template <int KS, int TNB, int XF, int MODE>
__global__ __launch_bounds__(256) __attribute__((amdgpu_waves_per_eu(2, 2))) void pw_wide_kernel(WideArgs p) {
    constexpr int BN = 32 * TNB;
    constexpr bool TWO_ACC = false;
    extern __shared__ __attribute__((aligned(16))) float smem[];
    float* sB = smem;
    float* sScale = sB + TNB * KS * 3 * 256;
    float* sShift = sScale + KS * 16;
    const int tid = threadIdx.x, lane = tid & 63;
    const int wave = __builtin_amdgcn_readfirstlane(tid >> 6);
    const int lrow = lane & 31, khalf = lane >> 5;
    const int bid = blockIdx.x, xcd = bid & 7, local = bid >> 3;
    const int y = local % p.n_blocks, x = (local / p.n_blocks) * 8 + xcd;
    if (x >= p.gx) return;
    const int n0 = y * BN;
    const int K = p.K, N = p.N;

    for (int c = tid; c < TNB * KS * 64; c += 256) {
        const int sidx = c >> 6, l = c & 63, j = l & 31, h = l >> 5;
        const int u = sidx / KS, s = sidx - u * KS;
        const int n = n0 + u * 32 + j;
        const int k0 = s * 16 + 4 * h, k1 = k0 + 8;
        const float* src = p.W + (int64_t)(n < N ? n : 0) * K;
        const float4 v0 = (n < N && k0 < K) ? ld4(src + k0) : f4zero();
        const float4 v1 = (n < N && k1 < K) ? ld4(src + k1) : f4zero();
        bf16x8_t hh, mm, ll;
        x6_split(v4f_t{v0.x, v0.y, v0.z, v0.w}, v4f_t{v1.x, v1.y, v1.z, v1.w}, hh, mm, ll);
        float* dst = sB + (sidx * 3) * 256 + l * 4;
        *reinterpret_cast<v4f_t*>(dst) = __builtin_bit_cast(v4f_t, hh);
        *reinterpret_cast<v4f_t*>(dst + 256) = __builtin_bit_cast(v4f_t, mm);
        *reinterpret_cast<v4f_t*>(dst + 512) = __builtin_bit_cast(v4f_t, ll);
    }
    if ((XF != 0 && MODE < 2) || MODE == 4) {
        const bool has = p.in_scale != nullptr;
        for (int k = tid; k < KS * 16; k += 256) {
            sScale[k] = k < K ? (has ? p.in_scale[k] : 1.f) : 0.f;
            sShift[k] = (k < K && has) ? p.in_shift[k] : 0.f;
        }
    }
    __syncthreads();

    const float slope = act_slope(p.in_act), hi = act_hi(p.in_act);
    const int quad = lrow >> 2, jq = lane & 3;
    const float rslope = act_slope(p.r_act), rhi = act_hi(p.r_act);
    const bool rhsig = p.r_act == MNY_ACT_HSIGMOID;
    float s1[TNB], s2[TNB];
#pragma unroll
    for (int u = 0; u < TNB; ++u) { s1[u] = 0.f; s2[u] = 0.f; }

    const float* bl = sB + lane * 4;
    const float* scl = sScale + 4 * khalf;
    const float* shl = sShift + 4 * khalf;
    const int64_t nslots = (int64_t)p.gx * 4;
    const unsigned rowb = (unsigned)N * 4u;
    float4 g[2 * KS];
    float ry[MODE >= 2 ? 16 : 1], ra[MODE >= 3 ? 16 : 1];
    auto load_g = [&](int64_t tile, int s) {
        const int64_t r = tile * 32 + lrow;
        const float* row = p.A + (r < p.M ? r : p.M - 1) * K;
        int k0 = 16 * s + 4 * khalf, k1 = k0 + 8;
        if (s == KS - 1) { k0 = k0 < K ? k0 : 0; k1 = k1 < K ? k1 : 0; }
        g[2 * s] = ld4(row + k0); g[2 * s + 1] = ld4(row + k1);
    };
    auto load_r = [&](int64_t tile, int u) {
        const int col = n0 + u * 32 + lrow, cc = col < N ? col : 0;
        unsigned voff = (unsigned)(4 * khalf) * rowb + (unsigned)cc * 4u;
        asm volatile("" : "+v"(voff));
        const float* ub = p.rY + tile * 32 * N;
#pragma unroll
        for (int r = 0; r < 16; ++r) ry[r] = ld1(at_bytes(ub + (int64_t)(8 * (r >> 2) + (r & 3)) * N, voff));
        if constexpr (MODE >= 3) {
            const float* ua = p.addend + tile * 32 * N;
#pragma unroll
            for (int r = 0; r < 16; ++r) ra[r] = ld1(at_bytes(ua + (int64_t)(8 * (r >> 2) + (r & 3)) * N, voff));
        }
    };

    auto do_tile = [&](const int64_t tile, const int64_t next) {
        const int64_t wrow = tile * 32;
        bf16x8_t ah[KS], am[KS], al[KS];
#pragma unroll
        for (int s = 0; s < KS; ++s) {
            const float4 a0 = g[2 * s], a1 = g[2 * s + 1];
            float z[8] = {a0.x, a0.y, a0.z, a0.w, a1.x, a1.y, a1.z, a1.w};
            if ((XF != 0 && MODE < 2) || MODE == 4) {
                v4f_t c0 = *reinterpret_cast<const v4f_t*>(scl + 16 * s), c1 = *reinterpret_cast<const v4f_t*>(scl + 16 * s + 8);
                v4f_t h0 = *reinterpret_cast<const v4f_t*>(shl + 16 * s), h1 = *reinterpret_cast<const v4f_t*>(shl + 16 * s + 8);
                asm volatile("s_waitcnt lgkmcnt(0)" : "+v"(c0), "+v"(c1), "+v"(h0), "+v"(h1));
                const float sv[8] = {c0.x, c0.y, c0.z, c0.w, c1.x, c1.y, c1.z, c1.w}, hv[8] = {h0.x, h0.y, h0.z, h0.w, h1.x, h1.y, h1.z, h1.w};
#pragma unroll
                for (int e = 0; e < 8; ++e) {
                    const float t = fmaf(z[e], sv[e], hv[e]);
                    z[e] = MODE == 4 ? t : (XF == 1 ? fminf(fmaxf(t, slope * t), hi) : t * fminf(fmaxf(t + 3.f, 0.f), 6.f) * (1.f / 6.f));
                }
            }
            x6_split(v4f_t{z[0], z[1], z[2], z[3]}, v4f_t{z[4], z[5], z[6], z[7]}, ah[s], am[s], al[s]);
            asm volatile("" : "+v"(ah[s]), "+v"(am[s]), "+v"(al[s]) :: "memory");
            load_g(next, s);
            __builtin_amdgcn_sched_barrier(0);
        }
        float* cbase = p.C + wrow * N;
#pragma unroll
        for (int u = 0; u < TNB; ++u) {
            float4 rc = f4zero();
            float cbias = 0.f;
            if (MODE >= 2) {
                const int colx = n0 + u * 32 + lrow;
                rc = make_float4(p.r_scale[colx], p.r_shift[colx], p.r_mean[colx], p.r_invstd[colx]);
                if (MODE == 4) cbias = p.bias[colx];
            }
            f32x16 acc, acc1;
#pragma unroll
            for (int r = 0; r < 16; ++r) { acc[r] = 0.f; acc1[r] = 0.f; }
#pragma unroll
            for (int s = 0; s < KS; ++s) {
                const float* bsrc = bl + ((u * KS + s) * 3) * 256;
                const bf16x8_t bh = __builtin_bit_cast(bf16x8_t, *reinterpret_cast<const v4f_t*>(bsrc));
                const bf16x8_t bm = __builtin_bit_cast(bf16x8_t, *reinterpret_cast<const v4f_t*>(bsrc + 256));
                const bf16x8_t bl_ = __builtin_bit_cast(bf16x8_t, *reinterpret_cast<const v4f_t*>(bsrc + 512));
                f32x16& a = (TWO_ACC && (s & 1)) ? acc1 : acc;
                a = __builtin_amdgcn_mfma_f32_32x32x16_bf16(al[s], bh, a, 0, 0, 0);
                a = __builtin_amdgcn_mfma_f32_32x32x16_bf16(ah[s], bl_, a, 0, 0, 0);
                a = __builtin_amdgcn_mfma_f32_32x32x16_bf16(am[s], bm, a, 0, 0, 0);
                a = __builtin_amdgcn_mfma_f32_32x32x16_bf16(am[s], bh, a, 0, 0, 0);
                a = __builtin_amdgcn_mfma_f32_32x32x16_bf16(ah[s], bm, a, 0, 0, 0);
                a = __builtin_amdgcn_mfma_f32_32x32x16_bf16(ah[s], bh, a, 0, 0, 0);
            }
            if (TWO_ACC) {
#pragma unroll
                for (int r = 0; r < 16; ++r) acc[r] += acc1[r];
            }
            if (MODE >= 2) {
#pragma unroll
                for (int r = 0; r < 16; ++r) {
                    const float zz = fmaf(ry[r], rc.x, rc.y);
                    float dact;
                    if (XF == 0) dact = (zz > 0.f ? 1.f : rslope) * (zz < rhi ? 1.f : 0.f);
                    else {
                        const float dsw = zz <= -3.f ? 0.f : (zz >= 3.f ? 1.f : (2.f * zz + 3.f) * (1.f / 6.f));
                        const float dsg = (zz > -3.f && zz < 3.f) ? (1.f / 6.f) : 0.f;
                        dact = rhsig ? dsg : dsw;
                    }
                    if (MODE >= 3) acc[r] += ra[r];
                    if (MODE == 4) acc[r] += cbias;
                    const float dz = acc[r] * dact;
                    s1[u] += dz; s2[u] = fmaf(dz, (ry[r] - rc.z) * rc.w, s2[u]);
                }
                asm volatile("" : "+v"(acc) :: "memory");
                if (u + 1 < TNB) load_r(tile, u + 1); else load_r(next, 0);
                __builtin_amdgcn_sched_barrier(0);
            } else if (MODE == 1) {
                v2f a1 = v2f{0.f, 0.f}, a2 = v2f{0.f, 0.f};
#pragma unroll
                for (int r = 0; r < 16; r += 2) {
                    const v2f q = v2f{acc[r], acc[r + 1]};
                    a1 += q;
                    a2 = __builtin_elementwise_fma(q, q, a2);
                }
                s1[u] += a1.x + a1.y; s2[u] += a2.x + a2.y;
            }
            unsigned off0 = (unsigned)(4 * khalf + jq) * rowb + (unsigned)(n0 + u * 32 + quad * 4) * 4u;
            asm volatile("" : "+v"(off0));
#pragma unroll
            for (int gq = 0; gq < 4; ++gq) {
                float r0 = acc[gq * 4 + 0], r1 = acc[gq * 4 + 1], r2 = acc[gq * 4 + 2], r3 = acc[gq * 4 + 3];
                {
                    const bool odd = lane & 1;
                    const float xa = odd ? r0 : r1, xb = odd ? r2 : r3;
                    const float ya = __builtin_bit_cast(float, __builtin_amdgcn_mov_dpp(__builtin_bit_cast(int, xa), 0xB1, 0xF, 0xF, true));
                    const float yb = __builtin_bit_cast(float, __builtin_amdgcn_mov_dpp(__builtin_bit_cast(int, xb), 0xB1, 0xF, 0xF, true));
                    if (odd) { r0 = ya; r2 = yb; } else { r1 = ya; r3 = yb; }
                }
                {
                    const bool hi2 = lane & 2;
                    const float xa = hi2 ? r0 : r2, xb = hi2 ? r1 : r3;
                    const float ya = __builtin_bit_cast(float, __builtin_amdgcn_mov_dpp(__builtin_bit_cast(int, xa), 0x4E, 0xF, 0xF, true));
                    const float yb = __builtin_bit_cast(float, __builtin_amdgcn_mov_dpp(__builtin_bit_cast(int, xb), 0x4E, 0xF, 0xF, true));
                    if (hi2) { r0 = ya; r1 = yb; } else { r2 = ya; r3 = yb; }
                }
                st4(at_bytes(cbase + (int64_t)(8 * gq) * N, off0), make_float4(r0, r1, r2, r3));
            }
            __builtin_amdgcn_sched_barrier(0);
        }
    };

    int64_t tile = (int64_t)x * 4 + wave;
    if (tile < p.ntiles) {
#pragma unroll
        for (int s = 0; s < KS; ++s) load_g(tile, s);
        if (MODE >= 2) load_r(tile, 0);
    }
    if (tile < p.ntiles) {
        do_tile(tile, tile + nslots < p.ntiles ? tile + nslots : tile);
        tile += nslots;
        for (; tile < p.ntiles; tile += nslots) do_tile(tile, tile + nslots < p.ntiles ? tile + nslots : tile);
    }

    if (MODE != 0) {
        __syncthreads();
        float* red = smem;
#pragma unroll
        for (int u = 0; u < TNB; ++u) {
            const float a = s1[u] + __shfl_xor(s1[u], 32);
            const float b = s2[u] + __shfl_xor(s2[u], 32);
            if (khalf == 0) {
                red[(wave * BN + u * 32 + lrow) * 2 + 0] = a;
                red[(wave * BN + u * 32 + lrow) * 2 + 1] = b;
            }
        }
        __syncthreads();
        if (tid < BN) {
            float a = 0.f, b = 0.f;
#pragma unroll
            for (int w = 0; w < 4; ++w) { a += red[(w * BN + tid) * 2]; b += red[(w * BN + tid) * 2 + 1]; }
            p.stats[(int64_t)x * 2 * N + n0 + tid] = a;
            p.stats[(int64_t)x * 2 * N + N + n0 + tid] = b;
        }
    }
}

struct WidePlan { int KS, TNB, n_blocks, gx, grid; int64_t ntiles; size_t lds; };

static bool wide_on() {
    return !sw(SW_NO_WIDE) && !sw(SW_GEMM_V1);
}

static int wide_tnb(int , int N, bool red) {
    const int cap = red ? 3 : 4;
    if (N % 96 == 0 && cap >= 3) return 3;
    if (N % 128 == 0 && cap >= 4) return 4;
    return N % 64 == 0 ? 2 : 0;
}

bool pw_wide_ok(int64_t M, int K, int N, bool red) {
    return wide_on() && M >= 8192 && K >= 52 && K <= 96 && (K & 3) == 0 && N >= 64 && wide_tnb(K, N, red) != 0 && N >= K;
}

static WidePlan wide_plan(int64_t M, int K, int N, bool red) {
    WidePlan pl;
    pl.KS = (K + 15) / 16;
    pl.TNB = wide_tnb(K, N, red);
    pl.n_blocks = N / (32 * pl.TNB);
    pl.ntiles = M / 32;
    constexpr int res = 512;
    int64_t gx = res / pl.n_blocks;
    if (gx >= 8) gx = gx / 8 * 8;
    if (gx < 1) gx = 1;
    const int64_t max_gx = cdiv(pl.ntiles, 4);
    if (gx > max_gx) gx = max_gx;
    pl.gx = (int)gx;
    pl.grid = (int)(cdiv(gx, 8) * 8) * pl.n_blocks;
    pl.lds = (size_t)(pl.TNB * pl.KS * 3 * 256 + 2 * pl.KS * 16) * sizeof(float);
    const size_t need = (size_t)4 * 32 * pl.TNB * 2 * sizeof(float);
    if (pl.lds < need) pl.lds = need;
    return pl;
}

int pw_wide_parts(int64_t M, int K, int N, bool red) { return wide_plan(M, K, N, red).gx; }

typedef void (*WideKernel)(WideArgs);
template <int KS, int TNB>
static WideKernel wide_pick_fwd(int xf, int mode) {
    switch (mode * 3 + xf) {
        case 0: return pw_wide_kernel<KS, TNB, 0, 0>; case 1: return pw_wide_kernel<KS, TNB, 1, 0>; case 2: return pw_wide_kernel<KS, TNB, 2, 0>;
        case 3: return pw_wide_kernel<KS, TNB, 0, 1>; case 4: return pw_wide_kernel<KS, TNB, 1, 1>; default: return pw_wide_kernel<KS, TNB, 2, 1>;
    }
}
template <int KS, int TNB>
static WideKernel wide_pick_red(int xf, int mode) {
    if (mode == 4) {
        if constexpr (KS == TNB * 2) return pw_wide_kernel<KS, TNB, 0, 4>;
        else return nullptr;
    }
    return mode == 2 ? pw_wide_kernel<KS, TNB, 0, 2> : pw_wide_kernel<KS, TNB, 0, 3>;
}
static WideKernel wide_pick(int KS, int TNB, int xf, int mode) {
    if (mode >= 2) switch (KS * 10 + TNB) {
        case 42: return wide_pick_red<4, 2>(xf, mode); case 43: return wide_pick_red<4, 3>(xf, mode);
        case 52: return wide_pick_red<5, 2>(xf, mode); case 53: return wide_pick_red<5, 3>(xf, mode);
        case 62: return wide_pick_red<6, 2>(xf, mode); default: return wide_pick_red<6, 3>(xf, mode);
    }
    switch (KS * 10 + TNB) {
        case 42: return wide_pick_fwd<4, 2>(xf, mode); case 43: return wide_pick_fwd<4, 3>(xf, mode); case 44: return wide_pick_fwd<4, 4>(xf, mode);
        case 52: return wide_pick_fwd<5, 2>(xf, mode); case 53: return wide_pick_fwd<5, 3>(xf, mode); case 54: return wide_pick_fwd<5, 4>(xf, mode);
        case 62: return wide_pick_fwd<6, 2>(xf, mode); case 63: return wide_pick_fwd<6, 3>(xf, mode); default: return wide_pick_fwd<6, 4>(xf, mode);
    }
}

:::

Your goal - Transcribe the lines above between the line holding "else if (MODE" and the line holding "xa), 0xB1, 0xF, 0xF, true));", inclusive, exactly as they stand and with nothing added.

Answer area -
            } else if (MODE == 1) {
                v2f a1 = v2f{0.f, 0.f}, a2 = v2f{0.f, 0.f};
#pragma unroll
                for (int r = 0; r < 16; r += 2) {
                    const v2f q = v2f{acc[r], acc[r + 1]};
                    a1 += q;
                    a2 = __builtin_elementwise_fma(q, q, a2);
                }
                s1[u] += a1.x + a1.y; s2[u] += a2.x + a2.y;
            }
            unsigned off0 = (unsigned)(4 * khalf + jq) * rowb + (unsigned)(n0 + u * 32 + quad * 4) * 4u;
            asm volatile("" : "+v"(off0));
#pragma unroll
            for (int gq = 0; gq < 4; ++gq) {
                float r0 = acc[gq * 4 + 0], r1 = acc[gq * 4 + 1], r2 = acc[gq * 4 + 2], r3 = acc[gq * 4 + 3];
                {
                    const bool odd = lane & 1;
                    const float xa = odd ? r0 : r1, xb = odd ? r2 : r3;
                    const float ya = __builtin_bit_cast(float, __builtin_amdgcn_mov_dpp(__builtin_bit_cast(int, xa), 0xB1, 0xF, 0xF, true));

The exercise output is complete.